--- PROBLEM TO WORK ON ---
The answer must be every line of the records below that contains the word "ntaps".

--- RECORDS ---
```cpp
template <class PL, int IPB, int TG, int NCJ, bool PAIR, int NTHR, bool STATS = false>
__global__ __launch_bounds__(NTHR, NTHR == 256 ? 2 : 1) void k_conv_igemm(const float* __restrict__ x, const float* __restrict__ w,
                                                      const float* __restrict__ bias, float* __restrict__ y, int B,
                                                      const float* __restrict__ in_bn, BnSink sink) {
  constexpr int KC = PL::KC, NC = PL::NC, NCS = PL::NCS, NCLS = PL::NCLS, SH = PL::SH, OH = PL::OH, HP = PL::HP, PS = PL::PS;
  constexpr int PADL = PL::PADL, WROW = PL::WROW, NWE = PL::NWE;
  static_assert(NCS % 16 == 0 && NC % NCS == 0 && KC % 4 == 0 && NTHR % 256 == 0, "MFMA tiling");
  constexpr int NW = NTHR / 64;
  constexpr int PT = NTHR;
  constexpr int NCO = NCS / 16;
  static_assert(NCO % NCJ == 0, "channel tiles per job");
  constexpr int NJ = NCO / NCJ;
  static_assert(NJ == 1 || TG == 1, "tile groups share all channel tiles");
  static_assert(!STATS || NJ == 1, "output statistics: a lane keeps the same channels in every job of a pass");
  constexpr int IMG = KC * PS;
  static_assert(IMG % 4 == 0, "float4 zero fill");
  constexpr int SRC = KC * SH * SH;
  static_assert(SRC % 4 == 0, "float4 source fetch");
  constexpr int NLD = (IPB * SRC / 4 + PT - 1) / PT;
  float* s_img = igemm_smem;
  float* s_w = igemm_smem + IPB * IMG;
  constexpr int TFO = (HP * HP + 3) / 4 * 4;
  constexpr bool TF_PAD = igemm_tf_in_pad<PL>();
  float* s_sm = s_w + PL::WSLAB + (TF_PAD ? 0 : 4 * KC);
  float4* s_tf_tail = reinterpret_cast<float4*>(s_w + PL::WSLAB);
  auto tf_slot = [&](int ch) -> float4* { return TF_PAD ? reinterpret_cast<float4*>(s_img + ch * PS + TFO) : s_tf_tail + ch; };
  const int tid = threadIdx.x, lane = tid & 63, wave = __builtin_amdgcn_readfirstlane(tid >> 6);
  const int lr = lane & 15, lk = lane >> 4;
  const int ptid = tid;
  const int ngroups = (B + IPB - 1) / IPB;
  const float4* x4 = reinterpret_cast<const float4*>(x);
  const int jw = (wave & 3) * (NW / 4) + (wave >> 2);

  PROBE_T(pt_all);
  for (int e = tid; e < IPB * IMG / 4; e += NTHR) reinterpret_cast<float4*>(s_img)[e] = float4{0.f, 0.f, 0.f, 0.f};
  if (in_bn) {
    if (TF_PAD) __syncthreads();
    for (int e = tid; e < KC; e += NTHR) *tf_slot(e) = reinterpret_cast<const float4*>(in_bn)[e];
  }
  if (STATS)
    for (int e = tid; e < 2 * NC; e += NTHR) s_sm[e] = 0.f;

  constexpr int NPASS = NC / NCS;
  const bool spread = NPASS > 1 && gridDim.x % NPASS == 0;
  const int gstride = spread ? gridDim.x / NPASS : gridDim.x;
  const int gfirst = spread ? blockIdx.x % gstride : blockIdx.x;
  for (int pass = spread ? blockIdx.x / gstride : 0; pass < (spread ? blockIdx.x / gstride + 1 : NPASS); ++pass) {
    const int n0 = pass * NCS;
    __syncthreads();
    PROBE_T(pt_w);
    for (int base = 0; base < NWE; base += NTHR * 8) {
      float v[8];
#pragma unroll
      for (int u = 0; u < 8; ++u) {
        const int e = base + tid + NTHR * u;
        v[u] = e < NWE ? w[PL::w_src(e, n0)] : 0.f;
      }
#pragma unroll
      for (int u = 0; u < 8; ++u) {
        const int e = base + tid + NTHR * u;
        if (e < NWE) s_w[PL::w_dst(e)] = v[u];
      }
    }
    PROBE_ADD(0, pt_w);

    float kshift[NCJ][4], bs[NCJ][4], bq[NCJ][4];
#pragma unroll
    for (int cc = 0; cc < NCJ; ++cc)
#pragma unroll
      for (int r = 0; r < 4; ++r) {
        kshift[cc][r] = STATS ? bn_sink_shift(sink, n0 + cc * 16 + 4 * lk + r) : 0.f;
        bs[cc][r] = bq[cc][r] = 0.f;
      }
    float4 pre[NLD];
    auto prefetch = [&](int grp) __attribute__((always_inline)) {
      const int b0 = grp * IPB;
      const int nf4 = min(IPB, B - b0) * (SRC / 4);
      const float4* src = x4 + (size_t)b0 * (SRC / 4);
#pragma unroll
      for (int i = 0; i < NLD; ++i) {
        const int f = ptid + PT * i;
        if (f < nf4) pre[i] = src[f];
      }
// ... 18 lines not shown
    };
    auto jobs = [&](const float* __restrict__ img, int b0, int nimg, int pf_grp) {
      PROBE_T(pt_rng);
      int wtot = 0;
      constexpr int NCG = PAIR ? NCLS / 2 : NCLS;
      static_for<NCG>([&](auto c) {
        constexpr int c0 = PAIR ? 2 * decltype(c)::value : decltype(c)::value;
        using G0 = typename PL::template C<c0>;
        using G1 = typename PL::template C<PAIR ? c0 + 1 : c0>;
        wtot += ((nimg * G0::npc + 15) / 16) * NJ * (G0::ntaps + (PAIR ? G1::ntaps : 0));
      });
      const int lo = (wtot * jw) / NW, hi = (wtot * (jw + 1)) / NW;
      int cbase = 0;
      PROBE_ADD(0, pt_rng);
      static_for<NCG>([&](auto c) {
        constexpr int c0 = PAIR ? 2 * decltype(c)::value : decltype(c)::value;
        using G = typename PL::template C<c0>;
        using G1 = typename PL::template C<PAIR ? c0 + 1 : c0>;
        static_assert(!PAIR || (G::npc == G1::npc && G::nx == G1::nx), "paired classes cover the same pixel grid");
        static_assert(!PAIR || (G::out_off(0) == G1::out_off(0) + 1 && G::out_off(G::npc - 1) == G1::out_off(G::npc - 1) + 1 &&
                                G1::out_off(0) % 2 == 0 && OH % 2 == 0), "paired classes write neighbouring, 8-byte aligned columns");
        constexpr int ntaps = G::ntaps + (PAIR ? G1::ntaps : 0), npc = G::npc;
        const float* swc = s_w + G::slab_taps * KC * WROW;
        const float* swc1 = s_w + G1::slab_taps * KC * WROW;
        const int mtot = nimg * npc;
        const int njobs = ((mtot + 15) / 16) * NJ;
        const int nlo = lo - cbase - ntaps / 2, nhi = hi - cbase - ntaps / 2;
        const int ub = min(njobs, nlo <= 0 ? 0 : (nlo + ntaps - 1) / ntaps), ue = min(njobs, nhi <= 0 ? 0 : (nhi + ntaps - 1) / ntaps);
        cbase += njobs * ntaps;
        for (int u0 = ub; u0 < ue; u0 += TG) {
          PROBE_T(pt_su);
          const int ng = min(TG, ue - u0);
          const int t0 = u0 / NJ, jc = u0 % NJ;
          int abase[TG], abase1[TG];
#pragma unroll
          for (int g = 0; g < TG; ++g) {
            int m = (t0 + g) * 16 + lr;
            m = (g < ng && m < mtot) ? m : 0;
            const int im = m / npc, p = m % npc;
            abase[g] = im * IMG + lk * PS + G::pix_addr(p);
            abase1[g] = im * IMG + lk * PS + G1::pix_addr(p);
          }
          f32x4 acc[TG][NCJ], acc1[TG][NCJ];
#pragma unroll
          for (int g = 0; g < TG; ++g)
#pragma unroll
            for (int cc = 0; cc < NCJ; ++cc) acc[g][cc] = acc1[g][cc] = f32x4{0.f, 0.f, 0.f, 0.f};
          float bv[NCJ][4];
#pragma unroll
          for (int cc = 0; cc < NCJ; ++cc)
#pragma unroll
            for (int r = 0; r < 4; ++r) bv[cc][r] = bias ? bias[n0 + (jc * NCJ + cc) * 16 + 4 * lk + r] : 0.f;
          PROBE_ADD(6, pt_su);
          PROBE_T(pt_mm);
          auto run = [&](auto gtag, const float* sw, const int (&ab)[TG], f32x4 (&ac)[TG][NCJ]) {
            using GG = typename decltype(gtag)::type;
            switch (ng) {
              case 1: igemm_tile_mma<GG, 1, TG, NCJ, KC, WROW, PS>(img, sw, ab, lk, lr, ac); break;
              case 2: if constexpr (TG >= 2) igemm_tile_mma<GG, 2, TG, NCJ, KC, WROW, PS>(img, sw, ab, lk, lr, ac); break;
              case 3: if constexpr (TG >= 3) igemm_tile_mma<GG, 3, TG, NCJ, KC, WROW, PS>(img, sw, ab, lk, lr, ac); break;
              default: if constexpr (TG >= 4) igemm_tile_mma<GG, 4, TG, NCJ, KC, WROW, PS>(img, sw, ab, lk, lr, ac); break;
            }
          };
          run(std::common_type<G>{}, swc + jc * NCJ * 16, abase, acc);
          if (pf_grp >= 0) { prefetch(pf_grp); pf_grp = -1; }
          if constexpr (PAIR) run(std::common_type<G1>{}, swc1 + jc * NCJ * 16, abase1, acc1);
          PROBE_ADD(3, pt_mm);
          PROBE_T(pt_st);
#pragma unroll
          for (int g = 0; g < TG; ++g) {
            const int m = (t0 + g) * 16 + lr;
            if (g < ng && m < mtot) {
              const int im = m / npc, p = m % npc;
              const int ch0 = n0 + jc * NCJ * 16 + 4 * lk;
              float* yp = y + ((size_t)(b0 + im) * NC + ch0) * (OH * OH) + (PAIR ? G1::out_off(p) : G::out_off(p));
#pragma unroll
              for (int cc = 0; cc < NCJ; ++cc)
#pragma unroll
                for (int r = 0; r < 4; ++r) {
                  const float v0 = acc[g][cc][r] + bv[cc][r];
                  if constexpr (PAIR) {
                    const float v1 = acc1[g][cc][r] + bv[cc][r];
                    *reinterpret_cast<float2*>(yp + (size_t)(cc * 16 + r) * (OH * OH)) = float2{v1, v0};
                    if (STATS) { const float d = v1 - kshift[cc][r]; bs[cc][r] += d; bq[cc][r] = fmaf(d, d, bq[cc][r]); }
                  } else {
                    yp[(size_t)(cc * 16 + r) * (OH * OH)] = v0;
                  }
                  if (STATS) { const float d = v0 - kshift[cc][r]; bs[cc][r] += d; bq[cc][r] = fmaf(d, d, bq[cc][r]); }
                }
            }
          }
          PROBE_ADD(4, pt_st);
        }
      });
      if (pf_grp >= 0) prefetch(pf_grp);
    };
    if (gfirst < ngroups) prefetch(gfirst);
    for (int grp = gfirst; grp < ngroups; grp += gstride) {
      const int b0 = grp * IPB;
      const int nimg = min(IPB, B - b0);
      PROBE_T(pt_b1);
      __syncthreads();
      PROBE_ADD(1, pt_b1);
      PROBE_T(pt_sc);
      scatter(s_img, nimg);
      __syncthreads();
      PROBE_ADD(2, pt_sc);
      PROBE_T(pt_pf);
      PROBE_ADD(7, pt_pf);
      jobs(s_img, b0, nimg, grp + gstride < ngroups ? grp + gstride : -1);
    }
    if constexpr (STATS) {
      __syncthreads();
      float* red = s_w;
#pragma unroll
      for (int cc = 0; cc < NCJ; ++cc)
#pragma unroll
        for (int r = 0; r < 4; ++r) {
          const float a = row_allreduce16(bs[cc][r]), b = row_allreduce16(bq[cc][r]);
          if (lr == 0 && wave < NW) {
            red[(wave * NCS + cc * 16 + 4 * lk + r) * 2] = a;
            red[(wave * NCS + cc * 16 + 4 * lk + r) * 2 + 1] = b;
          }
        }
      __syncthreads();
      if (tid < 2 * NCS) {
        float t = 0.f;
        for (int wv = 0; wv < NW; ++wv) t += red[wv * NCS * 2 + tid];
        s_sm[2 * n0 + tid] = t;
      }
    }
  }
  if constexpr (STATS) {
// ... 226 lines not shown
```
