constexpr int WT_PITCH = 34;
__device__ __forceinline__ void wino_tr_store(unsigned short* __restrict__ sh, const float4* __restrict__ o4, float inv, int tl, int q,
                                              unsigned short* __restrict__ dst, size_t xi_stride, size_t row0, int TB, int tb) {
#pragma unroll
  for (int x = 0; x < 4; ++x) {
    uint2 h, l;
    split4h(o4[x], inv, h, l);
    const unsigned short hv[4] = {(unsigned short)h.x, (unsigned short)(h.x >> 16), (unsigned short)h.y, (unsigned short)(h.y >> 16)};
    const unsigned short lv[4] = {(unsigned short)l.x, (unsigned short)(l.x >> 16), (unsigned short)l.y, (unsigned short)(l.y >> 16)};
#pragma unroll
    for (int e = 0; e < 4; ++e) {
      sh[((x * 2 + 0) * 32 + 4 * q + e) * WT_PITCH + tl] = hv[e];
      sh[((x * 2 + 1) * 32 + 4 * q + e) * WT_PITCH + tl] = lv[e];
    }
  }
  __syncthreads();
  {
    const int pc = threadIdx.x & 1, c = (threadIdx.x >> 1) & 31, x = threadIdx.x >> 6;
    const uint32_t* src = reinterpret_cast<const uint32_t*>(sh + ((x * 2 + pc) * 32 + c) * WT_PITCH);
    uint4 v[4];
#pragma unroll
    for (int j = 0; j < 4; ++j) v[j] = make_uint4(src[4 * j], src[4 * j + 1], src[4 * j + 2], src[4 * j + 3]);
    unsigned short* o = dst + (size_t)x * xi_stride + ((row0 + c) * TB + tb) * VCG_PBLK + pc * 32;
#pragma unroll
    for (int j = 0; j < 4; ++j) *reinterpret_cast<uint4*>(o + 8 * j) = v[j];
  }
  __syncthreads();
}
__global__ __launch_bounds__(256) void k_wino_in_tr(WinoP p, unsigned short* __restrict__ vt) {
  __shared__ __attribute__((aligned(16))) unsigned short sh[4 * 2 * 32 * WT_PITCH];
  float sc, inv;
  vcg_scale_of(vcg_amax_bits(p.amax_x), p.amax_x.shift, sc, inv);
  const int tl = threadIdx.x >> 3, q = threadIdx.x & 7;
  const uint32_t t = blockIdx.x * 32 + tl;
  const uint32_t k4 = blockIdx.y * 8 + q;
  const uint32_t ph = fd_div(k4, p.fd_c4);
  const int c = (int)(k4 - ph * (uint32_t)(p.Cin / 4)) * 4;
  const int pi = (int)(ph >> 1), pj = (int)(ph & 1);
  const uint32_t n = fd_div(t, p.fd_thtw);
  const uint32_t rem = t - n * (uint32_t)(p.th * p.tw);
  const uint32_t ty = fd_div(rem, p.fd_tw);
  const int tx = (int)(rem - ty * (uint32_t)p.tw);
  const float* xn = p.x + (size_t)n * p.H * p.W * p.Cin;
  float4 pmu = make_float4(0.f, 0.f, 0.f, 0.f), prs = pmu;
  if (p.pre_mean) {
    pmu = *reinterpret_cast<const float4*>(p.pre_mean + (size_t)n * p.Cin + c);
    prs = *reinterpret_cast<const float4*>(p.pre_rstd + (size_t)n * p.Cin + c);
  }
  float4 d[4][4];
#pragma unroll
  for (int r = 0; r < 4; ++r) {
    int ih = 2 * (int)ty - p.off + r;
    bool okh = true;
    if (p.reflect) ih = reflect_idx(ih, p.Hl);
    else okh = ih >= 0 && ih < p.Hl;
#pragma unroll
    for (int s = 0; s < 4; ++s) {
      int iw = 2 * tx - p.off + s;
      bool ok = okh;
      if (p.reflect) iw = reflect_idx(iw, p.Wl);
      else ok = ok && iw >= 0 && iw < p.Wl;
      d[r][s] = ok ? *reinterpret_cast<const float4*>(xn + ((size_t)(ih * p.ups + pi) * p.W + (iw * p.ups + pj)) * p.Cin + c)
                   : make_float4(0.f, 0.f, 0.f, 0.f);
      if (p.pre_mean && ok) d[r][s] = wino_pre_apply(d[r][s], pmu, prs, p.pre_act);
    }
  }
  float4 e[4][4];
#pragma unroll
  for (int s = 0; s < 4; ++s) {
    e[0][s] = f4sub(d[0][s], d[2][s]);
    e[1][s] = f4sum(d[1][s], d[2][s]);
    e[2][s] = f4sub(d[2][s], d[1][s]);
    e[3][s] = f4sub(d[1][s], d[3][s]);
  }
  const uint32_t k = k4 * 4;
  const size_t KB = (size_t)p.Kc / 32;
  const int TB = p.T / 32;
#pragma unroll
  for (int a = 0; a < 4; ++a) {
    const float4 o[4] = {f4sub(e[a][0], e[a][2]), f4sum(e[a][1], e[a][2]), f4sub(e[a][2], e[a][1]), f4sub(e[a][1], e[a][3])};
    if (p.vplanes) {
      unsigned short* vb = p.vplanes + ((size_t)t * KB + k / 32) * VCG_PBLK + (k & 31);
      const size_t plane = (size_t)p.T * KB * VCG_PBLK;
#pragma unroll
      for (int b = 0; b < 4; ++b) {
        uint2 h, l;
        split4h(o[b], inv, h, l);
        unsigned short* w = vb + (size_t)(a * 4 + b) * plane;
        *reinterpret_cast<uint2*>(w) = h;
        *reinterpret_cast<uint2*>(w + 32) = l;
      }
    }
    if (vt) wino_tr_store(sh, o, inv, tl, q, vt + (size_t)(a * 4) * p.Kc * TB * VCG_PBLK, (size_t)p.Kc * TB * VCG_PBLK, (size_t)blockIdx.y * 32, TB, (int)blockIdx.x);
  }
}
__global__ __launch_bounds__(256) void k_wino_dy_tr(const float* __restrict__ dy, unsigned short* __restrict__ dmt, WinoP p) {
  __shared__ __attribute__((aligned(16))) unsigned short sh[4 * 2 * 32 * WT_PITCH];
  float sc, inv;
  vcg_scale_of(vcg_amax_bits(p.amax_x), p.amax_x.shift, sc, inv);
  const int tl = threadIdx.x >> 3, q = threadIdx.x & 7;
  const uint32_t t = blockIdx.x * 32 + tl;
  const int co = ((int)blockIdx.y * 8 + q) * 4;
  const uint32_t n = fd_div(t, p.fd_thtw);
  const uint32_t rem = t - n * (uint32_t)(p.th * p.tw);
  const uint32_t ty = fd_div(rem, p.fd_tw);
  const int tx = (int)(rem - ty * (uint32_t)p.tw);
  const float* base = dy + (((size_t)n * p.Hl + 2 * ty) * p.Wl + 2 * tx) * p.Cout + co;
  const float4 y00 = *reinterpret_cast<const float4*>(base);
  const float4 y01 = *reinterpret_cast<const float4*>(base + p.Cout);
  const float4 y10 = *reinterpret_cast<const float4*>(base + (size_t)p.Wl * p.Cout);
  const float4 y11 = *reinterpret_cast<const float4*>(base + (size_t)p.Wl * p.Cout + p.Cout);
  const float4 zero = make_float4(0.f, 0.f, 0.f, 0.f);
  float4 z[4][2];
  z[0][0] = y00;              z[0][1] = y01;
  z[1][0] = f4sum(y00, y10);  z[1][1] = f4sum(y01, y11);
  z[2][0] = f4sub(y00, y10);  z[2][1] = f4sub(y01, y11);
  z[3][0] = f4sub(zero, y10); z[3][1] = f4sub(zero, y11);
  const int TB = p.T / 32;
#pragma unroll
  for (int a = 0; a < 4; ++a) {
    const float4 o[4] = {z[a][0], f4sum(z[a][0], z[a][1]), f4sub(z[a][0], z[a][1]), f4sub(zero, z[a][1])};
    wino_tr_store(sh, o, inv, tl, q, dmt + (size_t)(a * 4) * p.Cout * TB * VCG_PBLK, (size_t)p.Cout * TB * VCG_PBLK, (size_t)blockIdx.y * 32, TB, (int)blockIdx.x);
  }
}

--- EXERCISE RESPONSE ---
        wtot += ((nimg * G0::npc + 15) / 16) * NJ * (G0::ntaps + (PAIR ? G1::ntaps : 0));
        constexpr int ntaps = G::ntaps + (PAIR ? G1::ntaps : 0), npc = G::npc;
        const int nlo = lo - cbase - ntaps / 2, nhi = hi - cbase - ntaps / 2;
        const int ub = min(njobs, nlo <= 0 ? 0 : (nlo + ntaps - 1) / ntaps), ue = min(njobs, nhi <= 0 ? 0 : (nhi + ntaps - 1) / ntaps);
        cbase += njobs * ntaps;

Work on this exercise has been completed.